### EXERCISE
From the entries that follow, copy every line with the word "lines".
***
constexpr int URCCO_U_WAVE = 2;
constexpr int URCCO_U_BS = 2;
constexpr int URCCO_U_B = 2;
constexpr int URCCO_U_H = 1;
constexpr int URCCO_U_C = 1;
constexpr int URCCO_OCC_WAVE = 8;
constexpr int URCCO_OCC_BS = 7;
constexpr int URCCO_G_WAVE = 2;
constexpr int URCCO_SEL_AMB_WAVE = 64;
constexpr int URCCO_SEL_AMB_BLOCK = 128;
constexpr int URCCO_G_BLOCK = 2;
constexpr int URCCO_SEL_M_BLOCK = 128;
constexpr int URCCO_G_CU = 2;
template <bool NARROW> struct PStart { typedef int64_t type; };
template <> struct PStart<true> { typedef unsigned type; };
template <int T, int E, int U, bool MP = false, bool DBG = false, bool PK = false>
__global__ __launch_bounds__((T < 256 ? 256 : T), (T == 64 ? URCCO_OCC_WAVE : (T == 256 && E == 4096 ? URCCO_OCC_BS : (T == 512 ? 4 : 1)))) void cco_rows_kernel(CcoArgs a, int bin) {
  if ((a.b_packed != nullptr && (a.pk_known != 0 || *a.form == 0)) != PK) return;
  using PS = typename PStart<PK>::type;
  constexpr int WS = PK ? 1 : 2;
  const int dbg = DBG ? a.debug : 0;
  constexpr bool packed = PK;
  URCCO_OWN_GLOBAL_PTR(const int32_t, b_col_idx, PK ? a.b_packed : a.b_col_idx);
  const int cshift = 32 - a.count_bits;
  const unsigned colmask = PK ? (1u << cshift) - 1u : a.b_col_mask;
  URCCO_OWN_GLOBAL_PTR(const unsigned short, cnt_b16, a.cnt_b16);
  URCCO_OWN_GLOBAL_PTR(const int32_t, cnt_b, a.cnt_b);
  URCCO_OWN_GLOBAL_PTR(const double, xlx_tab, a.xlx_tab);
  URCCO_OWN_GLOBAL_PTR(const double, xlx_hi, a.xlx_hi);
  URCCO_OWN_GLOBAL_PTR(const double, col_ent, a.col_ent);
  URCCO_OWN_GLOBAL_PTR(int32_t, out_idx, a.out_idx);
  URCCO_OWN_GLOBAL_PTR(double, out_llr, a.out_llr);
  long long n_users = a.n_users;
  URCCO_OWN_SGPRS(n_users);
  constexpr int BLOCK = T < 256 ? 256 : T;
  constexpr int TEAMS = BLOCK / T;
  constexpr int SH = table_slots(E, T);
  constexpr int SPT = SH / T;
  static_assert(SH % (2 * T) == 0 && SH + SH / 2 <= E && SH <= 65536, "slots and the candidate list share the table; a slot index takes 16 bits of a list word");
  constexpr unsigned CAND_CAP = (unsigned)(E - SH);
// ... 27 lines not shown
  __shared__ unsigned long long s_selthr[TEAMS * 2];
  constexpr bool SKIP_SHARED = T >= 256;
  __shared__ unsigned long long s_kbits[2 * NW];
  __shared__ unsigned s_mpflag;
  __shared__ unsigned s_ncand;
  __shared__ unsigned long long s_runk[MP ? 2 * MP_KMAX : 1];
  __shared__ unsigned s_runc[MP ? 2 * MP_KMAX : 1];

  const int team = TEAMS == 1 ? 0 : uni((int)threadIdx.x / T);
  const int tl = threadIdx.x % T;
  const int lane = threadIdx.x & (WAVE - 1);
  unsigned* tab = s_tab + team * E;
  unsigned* cand = tab + SH;
  unsigned long long* share = s_share + (SHARE ? team * SHARE_WORDS : 0);
  PS* ustart = reinterpret_cast<PS*>(SHARE ? reinterpret_cast<long long*>(share) : s_ustart + team * T);
  unsigned* uoff = SHARE ? reinterpret_cast<unsigned*>(share + T) : s_uoff + team * (T + 1);
  unsigned* hist = SHARE ? reinterpret_cast<unsigned*>(share) : s_hist + team * NH * 128;
  unsigned* sel_res = s_selres + team * 4;
  unsigned* nsel = sel_res + 3;
  unsigned short* lst = SHARE ? reinterpret_cast<unsigned short*>(share) + SH_LST / 2 : s_lst + team * (SEL_CAP > 0 ? SEL_CAP : 1);
  unsigned long long* amb_key = SHARE ? share : s_ambkey + team * SEL_M;
  unsigned* amb_col = SHARE ? reinterpret_cast<unsigned*>(share + SEL_M) : s_ambcol + team * SEL_M;
  unsigned long long* sel_thr = s_selthr + team * 2;
  const int list_start = a.bin_off[bin];
  const int list_n = a.bin_off[bin + 1] - list_start;
  const int total_teams = gridDim.x * TEAMS;
  bool ident = (long long)a.n_cols_b * 3 + (long long)a.k * 3 + 2 <= E && a.n_cols_b <= SH;
  int cb = a.count_bits;
  unsigned cmask = (1u << cb) - 1u;
  unsigned long long cand_acc = 0ull;
  const double xlx_n = *a.xlx_n;
  const bool use16 = *a.cnt16_bad == 0;

  int li = blockIdx.x * TEAMS + team;
  if (li >= list_n) return;
  const int S = total_teams;
  auto pos_of = [&](int l) { return list_start + (l < list_n ? l : list_n - 1); };
  const unsigned* wp32 = reinterpret_cast<const unsigned*>(a.wp);
  const PS* pstart;
  if constexpr (PK) pstart = a.pstart32;
  else pstart = a.pstart64;
  const int lane3 = lane < 3 ? lane : 2;
  int idv = a.bin_rows[pos_of(li + lane3 * S)];
  int64_t cs_c, ce_c;
  int64_t bnd_b;
  {
// ... 47 lines not shown
        const long long cols_pp = ((long long)a.n_cols_b + (1ll << mp_s) - 1) >> mp_s;
        int kb = 1;
        while ((1ll << kb) <= cols_pp) ++kb;
        const bool count_ok = kb <= 1 || ca_row <= (1ll << (32 - kb)) - 1;
        const long long exp_d = ((dd >> mp_s) + (dd >> (mp_s + 2)) + 1) < cols_pp ? ((dd >> mp_s) + (dd >> (mp_s + 2)) + 1) : cols_pp;
        if (count_ok && exp_d <= cap) break;
      }
    }
  mp_again:
    if (MP) {
      const long long cols_pp = ((long long)a.n_cols_b + (1ll << mp_s) - 1) >> mp_s;
      int kb = 1;
      while ((1ll << kb) <= cols_pp) ++kb;
      cb = 32 - kb;
      cmask = cb >= 32 ? 0xffffffffu : (1u << cb) - 1u;
      ident = cols_pp * 3 + 3ll * a.k + 2ll <= (long long)E && cols_pp <= (long long)SH;
      if (tl == 0) s_mpflag = 0u;
    }
    const unsigned mp_mask = MP ? (1u << mp_s) - 1u : 0u;
#pragma unroll
    for (int q = 0; q < SPT / 2; ++q) *reinterpret_cast<uint2*>(&tab[2 * (tl + q * T)]) = make_uint2(0u, 0u);
    unsigned n_cand = 0u;
    if (T != WAVE && tl == 0) s_ncand = 0u;
    team_sync<T>();
    for (int64_t c0 = cs; c0 < ce; c0 += T) {
      const int64_t c1 = c0 + T < ce ? c0 + T : ce;
      const bool pre = !MP && c0 == cs;
      const unsigned w0 = pre ? row_w0 : uni(wp32[WS * c0]);
      const unsigned total = (pre ? row_w1 : uni(wp32[WS * c1])) - w0;
      const int64_t p = c0 + tl;
      if (p < c1) {
        ustart[tl] = pre ? my_start : pstart[p];
        uoff[tl] = (pre ? my_wp : wp32[WS * p]) - w0;
      } else {
        uoff[tl] = total;
      }
      if (tl == 0) uoff[T] = total;
      team_sync<T>();
      if (total > 0u) {
        const unsigned per = (total + T - 1) / T;
        const unsigned first = (unsigned)tl * per;
        const bool act = first < total;
        const unsigned last = act ? (first + per < total ? first + per : total) : first;
        int o = 0;
        int64_t pos = 0;
        unsigned uend = 0u;
// ... 56 lines not shown
              n_cand += n_new;
            } else {
              unsigned b = 0u;
              if (lane == 0) b = atomicAdd(&s_ncand, n_new);
              base = wave_read_lane(b, 0);
            }
#pragma unroll
            for (int q = 0; q < G; ++q) {
              const unsigned idx = base + lanes_below(cm[q]);
              if (at[q] != ~0u) {
                if (idx < CAND_CAP) cand[idx] = at[q] | ((packed ? jj[q] >> cshift : 0u) << 16);
                else if (MP) s_mpflag = 1u;
                else atomicAdd(a.err, 1ull);
              }
              base += (unsigned)__popcll(cm[q]);
            }
          }
        }
      }
      team_sync<T>();
    }
    unsigned D = T == WAVE ? n_cand : uni(s_ncand);
    if (D > CAND_CAP) D = CAND_CAP;
    {
      unsigned cw[CPT], cv[CPT];
#pragma unroll
      for (int q = 0; q < CPT; ++q) {
        const unsigned t = (unsigned)tl + (unsigned)q * T;
        cw[q] = 0u;
        cv[q] = 0u;
        if (t < D) {
          cw[q] = cand[t];
          cv[q] = tab[cw[q] & 0xffffu];
        }
      }
      team_sync<T>();
      unsigned long long* kk0 = reinterpret_cast<unsigned long long*>(tab + ((D + 1u) & ~1u));
      const bool fits = !MP || 3ll * D + 3ll * a.k + 2ll <= (long long)E;
#pragma unroll
      for (int q = 0; q < CPT; ++q) {
        const unsigned t = (unsigned)tl + (unsigned)q * T;
        if (t < D) {
          tab[t] = cv[q];
          if (fits) kk0[t] = (unsigned long long)(cw[q] >> 16);
        }
      }
    }
    team_sync<T>();
    if (MP) {
      if (s_mpflag != 0u || 3ll * D + 3ll * a.k + 2ll > (long long)E) {
        team_sync<T>();
        ++mp_s;
        mp_q = 0u;
        n_run = 0u;
        goto mp_again;
      }
    }
    cand_acc += D;
    unsigned long long* kk = reinterpret_cast<unsigned long long*>(tab + ((D + 1u) & ~1u));
    unsigned n_valid = 0;
    unsigned long long kand = ~0ull, kor = 0ull;
    {
      const long long ca = a.cnt_a[i];
      const double row_entropy = a.ent_a[i];
      for (unsigned base = 0; base < D; base += U * T) {
        const unsigned t0 = base + (unsigned)tl;
        unsigned vv[U];
        int cbj[U];
// ... 22 lines not shown
            if (!(a.exclude_self && j == i)) {
              const double llr = all_in_tables ? llr_from_tables(row_entropy, xlx_n, (unsigned)k11, (unsigned)ca, (unsigned)cbj[x], xlx_tab, xlx_hi, col_ent)
                                               : ((dbg & DBG_NO_LLR) ? (double)k11
                                                            : llr_of(row_entropy, xlx_n, k11, ca, (long long)cbj[x], n_users, xlx_tab, xlx_hi, col_ent));
              if (llr > 0.0 && (!a.has_min_llr || llr >= a.min_llr)) key = (unsigned long long)__double_as_longlong(llr);
            }
            kk[t] = key;
            if (key != 0ull) {
              ++n_valid;
              if (SKIP_SHARED) {
                kand &= key;
                kor |= key;
              }
            }
          }
        }
      }
    }
    URCCO_SETTLE(idv); URCCO_SETTLE(bnd_c);
    if (!MP) { URCCO_SETTLE(pf_w0); URCCO_SETTLE(pf_w1); URCCO_SETTLE(pf_wp); URCCO_SETTLE(pf_start); }
    if (SKIP_SHARED) {
      wave_and_or_u64(kand, kor);
      if (lane == 0) {
        s_kbits[2 * (tl / WAVE)] = kand;
        s_kbits[2 * (tl / WAVE) + 1] = kor;
      }
    }
    unsigned C;
    team_exclusive_scan<T>(n_valid, s_wsum, &C);
    C = uni(C);
    team_sync<T>();
    const int64_t obase = ((int64_t)(i - a.item_lo)) * a.k;
    unsigned long long thr_key = 0ull;
    unsigned thr_ncol = 0u;
    bool row_done = false;
    if (!(dbg & DBG_NO_TOPK)) {
      if (dbg & DBG_NO_SELECT) {
        if (C > (unsigned)a.k) thr_key = ~0ull;
      } else if (C > (unsigned)a.k) {
        unsigned need = (unsigned)a.k;
        if (a.col_bytes < 4) thr_ncol = 0xffffffffu << (8 * a.col_bytes);
        int p0 = 0;
        if (!SKIP_SHARED) {
          kand = ~0ull;
          kor = 0ull;
          for (unsigned base = 0; base < D; base += T) {
            const unsigned t = base + (unsigned)tl;
            const unsigned long long key = t < D ? kk[t] : 0ull;
// ... 726 lines not shown
#pragma unroll
      for (int w2 = 0; w2 < NW; ++w2) {
        const unsigned long long ok = s_pkey[r & 1][w2];
        const int oc = s_pcol[r & 1][w2];
        if (best_before(ok, oc, wk, wc)) {
          wk = ok;
          wc = oc;
        }
      }
      if (wk == 0ull) break;
      if (threadIdx.x == 0) {
        a.out_idx[obase + r] = wc;
        a.out_llr[obase + r] = __longlong_as_double((long long)wk);
      }
      last_key = wk;
      last_col = wc;
      ++emitted;
    }
    if (threadIdx.x == 0) a.out_count[i - a.item_lo] = emitted;
    __syncthreads();
  }
}

static int blocks_per_cu(int bin) {
  static std::atomic<int> cache[7];
  if (cache[bin].load(std::memory_order_relaxed) == 0) {
    int n = 0;
    hipError_t e = hipErrorUnknown;
    if (bin == 0) e = hipOccupancyMaxActiveBlocksPerMultiprocessor(&n, (cco_rows_micro_kernel<WAVE, false, false>), 256, 0);
    if (bin == 1) e = hipOccupancyMaxActiveBlocksPerMultiprocessor(&n, cco_rows_kernel<64, E0, URCCO_U_WAVE>, 256, 0);
    if (bin == 2) e = hipOccupancyMaxActiveBlocksPerMultiprocessor(&n, cco_rows_kernel<256, E1S, URCCO_U_BS>, 256, 0);
    if (bin == 3) e = hipOccupancyMaxActiveBlocksPerMultiprocessor(&n, cco_rows_kernel<256, E1, URCCO_U_B>, 256, 0);
    if (bin == 4) e = hipOccupancyMaxActiveBlocksPerMultiprocessor(&n, cco_rows_kernel<512, E2S, URCCO_U_H>, 512, 0);
    if (bin == 5) e = hipOccupancyMaxActiveBlocksPerMultiprocessor(&n, cco_rows_kernel<1024, E2, URCCO_U_C>, 1024, 0);
    if (bin == 6) e = hipOccupancyMaxActiveBlocksPerMultiprocessor(&n, cco_rows_kernel<1024, E2, URCCO_U_C, true>, 1024, 0);
    cache[bin].store((e == hipSuccess && n > 0) ? n : 1, std::memory_order_relaxed);
  }
  return cache[bin].load(std::memory_order_relaxed);
}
***
### FINISHED EXERCISE
// ... 27 lines not shown
// ... 47 lines not shown
// ... 56 lines not shown
// ... 22 lines not shown
// ... 726 lines not shown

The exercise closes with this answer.